As to machine intelligence, it might CHOOSE to mow down grandma and 2 babies at high speed as "less lives endangered" (3....or perhaps just "1 detected") instead of -potentially- skidding at lower speeds through the current position of 5 hoodlums, and likely avoiding any significant injury, if at all touching anyone

And if it discriminates by photo recognition? Cue in crashing thru a tentful of people to avoid collision with a billboard depicting photographs thereof.... Going into a daycare center's trailer to avoid a cardboard cutout of Michael Jordan... Etc

IR sensor for life signs? avoids chimpanzees (90+% probability match:human) to squash toddlers (50% probability match: small animal)


...y'all starting to get my drift? Oh BTW Silicon Valley doesn't get much in the way of snow storms, flooding, hail, mudslides, tornados, etc, so yeah, just cuz THEIR driverless test vehicles ain't never gone into limited-to-no-control scenarios don't say much about em.

BTW, all of the above? REALLY simplified, as its just minimizing damage to others, if possible at own expense scenarios....which might fly for a cargo robot or an enthusiast-riddenDIYtest prototype, MAYBE even an occupant-owned vehicle....but total mess for pax-ferrying commercial vehicles, which MUST weigh risk to occupants and potential LACKof right to endanger self (and occupants) to avoid injury to others

Back to 5 hoodlums, granny and two toddlers...but now what if it's granny and two toddlers as pax?? 1 hoodlum 2 toddlers inside (TeslaPool), choice between 4 hoodlums and 1 granny? Hmmm? And what if it's 2 hoodlums vs 2 grannies, does it change? How about 3 crack dealing old ho's, versus 2 overgrown nerds, just clearly in the uniforms of a local charter middle school for gifted orphans with disabilities??????


----------



## Adieu (Feb 21, 2016)

Driverless cars WILL have their day....right around when gov't puts mandatory QR codes on your forehead linking to your NSA file.... J/k, meant to say "mandates wearing your GPS tracker/beacon (which you'll end up implanting, much like chipped pets, to avoid hassle or fines for noncompliance) broadcasting a micro-geofence linking to your Facebook profile...and, somehow, your criminal record and IRS return history"

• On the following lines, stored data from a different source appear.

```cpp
void gs_set_timing(gs_engine *e, int enable) {
    if (!e) return;
    e->timing = enable != 0;
    if (e->timing && e->tev.empty()) {
        (void)hipSetDevice(e->device);
        e->tev.resize(2 * (size_t)kTimingSlots * gs::kMaxParts, nullptr);
        e->tparts.assign(kTimingSlots, 0);
        for (auto &ev : e->tev)
            if (hipEventCreateWithFlags(&ev, hipEventDisableSystemFence) != hipSuccess) {
                e->timing = false;
                return;
            }
    }
    e->tcount = 0;
    if (e->timing && e->filt) {
        (void)hipSetDevice(e->device);
        if (hipMemsetAsync(e->acct, 0, sizeof(u64), e->stream) == hipSuccess) e->filt_launches = 0;
    }
}

int32_t gs_round_kernel_times(gs_engine *e, float *out_ms, uint32_t max) {
    if (!e || !out_ms) return -1;
    if (hipStreamSynchronize(e->stream) != hipSuccess) return -1;
    const uint32_t m = std::min(max, e->tcount);
    for (uint32_t i = 0; i < m; ++i) {
        float sum = 0.0f;
        for (uint32_t h = 0; h < gs::kMaxParts; ++h) {
            if (!(e->tparts[i] & (1u << h))) continue;
            const size_t k = 2 * ((size_t)i * gs::kMaxParts + h);
            float ms = -1.0f;
            if (hipEventElapsedTime(&ms, e->tev[k], e->tev[k + 1]) != hipSuccess) return -1;
            sum += ms;
        }
        out_ms[i] = sum;
    }
    e->tcount = 0;
    return (int32_t)m;
}

float gs_last_round_kernel_ms(gs_engine *e) {
    if (!e || !e->timed || !e->lt0 || !e->lt1) return -1.0f;
    if (hipEventSynchronize(e->lt1) != hipSuccess) return -1.0f;
    float ms = -1.0f;
    if (hipEventElapsedTime(&ms, e->lt0, e->lt1) != hipSuccess) return -1.0f;
    return ms;
}

gs_status gs_set_rumor_key(gs_engine *e, uint32_t rumor, const uint8_t *key, uint32_t len) {
    if (!e || (len && !key) || rumor >= e->g.R) return GS_ERR_INVALID_ARGUMENT;
    const std::string k(reinterpret_cast<const char *>(key), len);
    auto it = e->key_rumor.find(k);
    if (it != e->key_rumor.end()) return it->second == rumor ? GS_OK : GS_ERR_INVALID_ARGUMENT;
    e->key_rumor.erase(e->keys[rumor]);
    e->keys[rumor] = k;
    e->key_rumor[k] = rumor;
    std::sort(e->key_order.begin(), e->key_order.end(),
              [e](uint32_t x, uint32_t y) { return e->keys[x] < e->keys[y]; });
    return GS_OK;
}

gs_status gs_rumor_key(const gs_engine *e, uint32_t rumor, uint8_t *out, uint32_t cap, uint32_t *len) {
    if (!e || !len || rumor >= e->g.R) return GS_ERR_INVALID_ARGUMENT;
    const std::string &k = e->keys[rumor];
    *len = (uint32_t)k.size();
    if (!out || cap < k.size()) return GS_ERR_SERIALISATION;
    std::memcpy(out, k.data(), k.size());
    return GS_OK;
}

}

namespace {

gs_status append_frame(int pull, const std::string &msg, uint8_t counter, uint8_t *out, uint32_t cap,
                       uint32_t *len) {
    uint32_t need = 0;
    gs_rpc_encode(pull, nullptr, 0, 0, nullptr, 0, &need);
    need += (uint32_t)msg.size();
    const uint32_t at = *len;
    *len += 4 + need;
    if (!out || *len > cap) return GS_ERR_SERIALISATION;
    for (int i = 0; i < 4; ++i) out[at + i] = (uint8_t)(need >> (8 * i));
    uint32_t w = 0;
    return gs_rpc_encode(pull, reinterpret_cast<const uint8_t *>(msg.data()), (uint32_t)msg.size(), counter,
                         out + at + 4, need, &w);
}

gs_status ext_ready(const gs_engine *e) {
    if (e->round == 0 || !e->deliver_pending) return GS_ERR_INVALID_ARGUMENT;
    if (e->shard && e->pulled_round != e->round) return GS_ERR_INVALID_ARGUMENT;
    return GS_OK;
}

bool ext_ids(const gs_engine *e, uint32_t node, uint32_t peer) {
    if (e->shard) return node >= e->sp.lo && node - e->sp.lo < e->sp.m && peer >= e->n_global;
    return node < e->g.n && peer >= e->g.n;
}

uint32_t slice_own_ext_limit(const gs_engine *e) { return std::min<uint32_t>(200u, 32u * e->g.rpad); }
uint32_t slice_ext_limit(const gs_engine *e) { return e->ext_limit ? e->ext_limit : slice_own_ext_limit(e); }
// ... 300 lines not shown
        auto it = e->key_rumor.find(std::string(reinterpret_cast<const char *>(msg + off), mlen));
        if (it == e->key_rumor.end()) return GS_ERR_INVALID_ARGUMENT;
        rumor = it->second;
    }
    if (e->faults.churn && gs::offline_of(e->seed, e->epoch, e->round, gnode, e->faults.churn)) return GS_OK;
    st = set_device(e);
    if (st != GS_OK) return st;
    const bool fresh = !e->ext_peers.count({node, peer});
    if (fresh && !pull && e->slice && e->ext_fp[node] >= slice_ext_limit(e)) return GS_ERR_DEVICE_LIMIT;
    const bool new_copy = !empty && !e->ext_copy_peers.count({node, rumor, peer});
    if (new_copy) {
        auto c = e->ext_copies.find({node, rumor});
        if (c != e->ext_copies.end() && c->second >= gs::kExtCopiesMax) return GS_ERR_DEVICE_LIMIT;
    }
    const bool is_new = e->ext_peers.insert({node, peer}).second;
    if (is_new && !pull) {
        std::vector<uint16_t> codes;
        st = observe_node(e, node, codes);
        if (st != GS_OK) return st;
        gs_status res = GS_OK;
        for (uint32_t r : e->key_order) {
            const uint32_t tag = codes[r] >> 14;
            if (tag == 1 || tag == 2) {
                const uint8_t c = tag == 1 ? (uint8_t)((codes[r] >> 7) & 0x7Fu) : 255;
                if (append_frame(1, e->keys[r], c, out, cap, out_len) != GS_OK) res = GS_ERR_SERIALISATION;
                ++*out_count;
            }
        }
        if (*out_count == 0) {
            if (append_frame(1, std::string(), 0, out, cap, out_len) != GS_OK) res = GS_ERR_SERIALISATION;
            *out_count = 1;
        }
        if (res != GS_OK) {
            e->ext_peers.erase({node, peer});
            return res;
        }
        ++e->ext_fp[node];
    }
    uint32_t info = (pull ? 0u : gs::kExtPush) | (is_new ? gs::kExtNew : 0u);
    if (empty) {
        info |= gs::kExtEmpty;
    } else {
        e->started = true;
        info |= rumor | ((uint32_t)counter << 12) | gs::kExtRec;
        for (auto &x : e->ext)
            if (x.node == node && x.peer == peer && !(x.info & gs::kExtEmpty) && (x.info & 0xFFFu) == rumor)
                x.info &= ~gs::kExtRec;
    }
    if (new_copy) {
        e->ext_copy_peers.insert({node, rumor, peer});
        ++e->ext_copies[{node, rumor}];
    }
    e->ext.push_back({node, (uint32_t)e->ext.size(), info, peer});
    e->ext_uploaded = (uint32_t)-1;
    e->obs_valid = false;
    return GS_OK;
}

double gs_round_kernel_bytes(const gs_engine *e) {
    if (!e) return 0.0;
    const double n = e->g.n, rp = e->g.rpad;
    if (e->dlv && e->shard) return n * (2.0 * rp + 56.0);
    if (e->dlv) return n * (2.0 * rp + (e->dlv_pack ? 38.0 : 42.0));
    return n * (2.75 * rp + 68.0);
}

const char *gs_round_kernel_name(const gs_engine *e) {
    if (!e) return "";
    if (e->shard && e->dlv) {
        if (e->g.rpad < 16) return "round_kernel_dlv4<1,u32,4,SHARD>";
        return e->dlv_pack == 2 ? "round_kernel_dlv4<1,u64,4,SHARD>"
                                : (e->dlv_pack == 3 ? "round_kernel_dlv4<1,u32,1,SHARD>" : "round_kernel_dlv4<1,u32,2,SHARD>");
    }
    if (e->shard) return e->g.small ? "round_kernel<true,1,SHARD>" : "round_kernel<false,1,SHARD>";
    if (e->seq) return e->g.small ? "round_kernel<true,1,SEQ>" : "round_kernel<false,1,SEQ>";
    if (e->dlv) {
        if (e->dlv_pack == 0) return "round_kernel<true,1,DLV> (one node per lane)";
        if (e->g.rpad < 16) return "round_kernel_dlv4<1,u32,4>";
        return e->dlv_pack == 2 ? "round_kernel_dlv4<1,u64,4>"
                                : (e->dlv_pack == 3 ? "round_kernel_dlv4<1,u32,1>" : "round_kernel_dlv4<1,u32,2>");
    }
    if (e->filt && e->w32 && (e->g.small ? e->g.rpad == 32 : e->g.logr <= 8))
        return "round_kernel_w32<1> (32-bit lanes, live-filtered gathers)";
    if (e->filt) return e->g.small ? "round_kernel<true,1> (live-filtered gathers)"
                                   : "round_kernel<false,1> (live-filtered gathers)";
    return e->g.small ? "round_kernel<true,1>" : "round_kernel<false,1>";
}

gs_status gs_round_traffic(gs_engine *e, double *bytes_per_launch, uint32_t *launches) {
    if (!e || !bytes_per_launch || !launches) return GS_ERR_INVALID_ARGUMENT;
    const double dense = gs_round_kernel_bytes(e);
    if (e->filt) {
        gs_status st = set_device(e);
        if (st != GS_OK) return st;
        *launches = e->filt_launches;
        if (e->filt_launches == 0) {
            *bytes_per_launch = dense;
            return GS_OK;
        }
        u64 rows = 0;
        GS_HIP(hipStreamSynchronize(e->stream));
        GS_HIP(hipMemcpy(&rows, e->acct, sizeof(u64), hipMemcpyDeviceToHost));
        const double n = e->g.n, rp = e->g.rpad;
        *bytes_per_launch = n * (68.0 + 3.0 / 8.0 + 2.0 * rp) + 3.0 * rp / 8.0 * (double)rows / e->filt_launches;
        return GS_OK;
    }
    *bytes_per_launch = dense;
    *launches = 0;
    return GS_OK;
}

}
```

safe_gossip_amd/csrc/gs_inlist.hip:

```cpp
#include <cstdlib>

#include "gs_kernels.h"
#include "gs_device.h"

namespace gs {

namespace {

#ifndef GS_INL_BINLOG
#define GS_INL_BINLOG 14
#endif
constexpr uint32_t kBinLog = GS_INL_BINLOG;
constexpr uint32_t kBin = 1u << kBinLog;
constexpr uint32_t kBinCap = kBin + kBin / 4;
#ifndef GS_INL_CHUNK
#define GS_INL_CHUNK 8192
#endif
constexpr uint32_t kChunk = GS_INL_CHUNK;
constexpr uint32_t kInlThreads = 1024;
static_assert(kChunk % kInlThreads == 0, "inl_bin: whole sources per thread");
constexpr uint32_t kChunkSmall = 2048;
static_assert(kChunkSmall % kInlThreads == 0, "inl_bin: whole sources per thread");
constexpr uint32_t kBinnedMaxBins = 1u << (27 - kBinLog);
#ifndef GS_SORT_OWN_TAILS
#define GS_SORT_OWN_TAILS 1
#endif
#ifndef GS_DLV_OWN_TAILS
#define GS_DLV_OWN_TAILS 1
#endif
constexpr uint32_t kFlagLimit = 2u;

GS_DEV uint32_t target_of(const InListArgs &a, uint32_t x) {
    return target_word(a.seed, a.epoch, a.round, x, a.p.n, a.f);
}

template <bool SH>
GS_DEV void dlv_source(const InListArgs &a, uint32_t x, uint32_t &t, uint32_t &code, uint32_t &src) {
    if constexpr (SH) {
        t = kTgDead;
        code = 0u;
        src = x;
        const uint32_t per = a.sr.P * a.sr.capP, ks = x / per, kr = x - ks * per, kh = kr / a.sr.capP;
        if (x < a.nkeys && (ks != a.self_rank || kr - kh * a.sr.capP < a.self_cnt[kh])) {
            const uint2 r = reinterpret_cast<const uint2 *>(a.rowsA)[shard_key_slot(a.sr, x)];
            if (r.y != 0xFFFFFFFFu) {
                t = r.y & ~kRowMutual;
                code = r.x;
                src = x | (r.y & kRowMutual);
            }
        }
    } else {
        t = target_of(a, x);
        a.tg[x] = t;
        code = a.PC[x];
        src = x;
    }
}

GS_DEV void shard_pull_store(const InListArgs &a, uint32_t key, uint32_t v) {
    const uint32_t b = shard_key_bslot(a.sr, key);
    const bool own = key / (a.sr.P * a.sr.capP) == a.self_rank;
    if (own) a.pullB_self[b] = v;
    if (!own || a.sr.G > 1) a.pullB[b] = v;
}

constexpr uint32_t kLiveTag = 1u << 31;
GS_DEV uint32_t emit_target(const InListArgs &a, uint32_t y, const uint32_t *lst, uint32_t k,
                            uint32_t first, bool yc = false, bool yl = true) {
    InRec r;
    if (k > kMaxIn) {
        atomicOr(&a.flags[2], kFlagLimit);
        k = kMaxIn;
    }
    r.kf = (first << kFirstShift) | k;
    const bool filt = a.lvm != nullptr;
    uint32_t lv = 0;
    if (filt) {
#pragma unroll
        for (uint32_t i = 0; i < kInline; ++i)
            if (i < k && (lst[i] & kLiveTag)) lv |= 1u << i;
    }
#pragma unroll
    for (uint32_t i = 0; i < kInline; ++i) r.s[i] = i < k ? (lst[i] & kIdMask) : 0u;
    if (filt) r.kf |= (~lv & 7u) << kInSkipShift;
    a.IN8[y] = r;
    uint32_t rows = filt ? (uint32_t)__popc(lv) + (k > kInline ? k - kInline : 0u) : 0u;
    bool any_live = false;
    for (uint32_t j = 1; j < k; ++j) {
        const uint32_t prev = j - 1u;
        any_live |= filt && (lst[prev] & kLiveTag) != 0;
        const bool zneed = any_live && !yc;
        if (filt && !zneed) continue;
        if (filt)
            rows += (uint32_t)__popc(lv & ((1u << min(j, kSibInline)) - 1u)) +
                    (j > kSibInline ? j - kSibInline : 0u) + (yl ? 0u : 1u);
        SibRec sr;
        sr.tag = ((a.serial & kSerialMask) << 8) | j | (zneed ? kSibZNeed : 0u) |
                 (filt ? ((~lv & 3u) << kSibSkipShift) : 0u);
#pragma unroll
        for (uint32_t i = 0; i < kSibInline; ++i) sr.e[i] = i < j ? (lst[i] & kIdMask) : 0u;
        if (filt && !((lv >> 2) & 1u)) sr.e[2] |= kSkipBit;
        a.SIB8[lst[j] & kIdMask] = sr;
    }
    return rows;
}
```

Now on THAT sort of GoogleEarth distopia, sure..but while there are still off-grid folk not broadcasting a signal from their pockets for whatever reason, no dice


----------



## tohunt4me (Nov 23, 2015)

Adieu said:


> Driverless cars WILL have their day....right around when gov't puts mandatory QR codes on your forehead linking to your NSA file.... J/k, meant to say "mandates wearing your GPS tracker/beacon (which you'll end up implanting, much like chipped pets, to avoid hassle or fines for noncompliance) broadcasting a micro-geofence linking to your Facebook profile...and, somehow, your criminal record and IRS return history"
> 
> Now on THAT sort of GoogleEarth distopia, sure..but while there are still off-grid folk not broadcasting a signal from their pockets for whatever reason, no dice


Why chip ANYONE when they chip themselves ?

They stand in line for GOVERNMENT PHONES which have chips,microphones ,cameras . . .
No need to chip a population that WONT leave home without their phones.

What if "Ted" Kaczynski was right . . .?


----------



## Lando74 (Nov 23, 2014)

Undermensch said:


> Oh, I see. You're one of those people who denies that the future is coming and, as a result, doesn't plan for it, then whines and complains when "the computers are takin' our jorbs!" right?
> 
> Did you buy BlackBerry stock in 2007 when I was telling everyone that BlackBerry was going to be put 6 feet under by the iPhone? Everyone told me I was wrong... I'm used to being told I'm wrong and then ending up being right.
> 
> We don't need to discuss it further, but I suggest you keep a close eye on self driving cars. It's going to happen sooner than YOU think.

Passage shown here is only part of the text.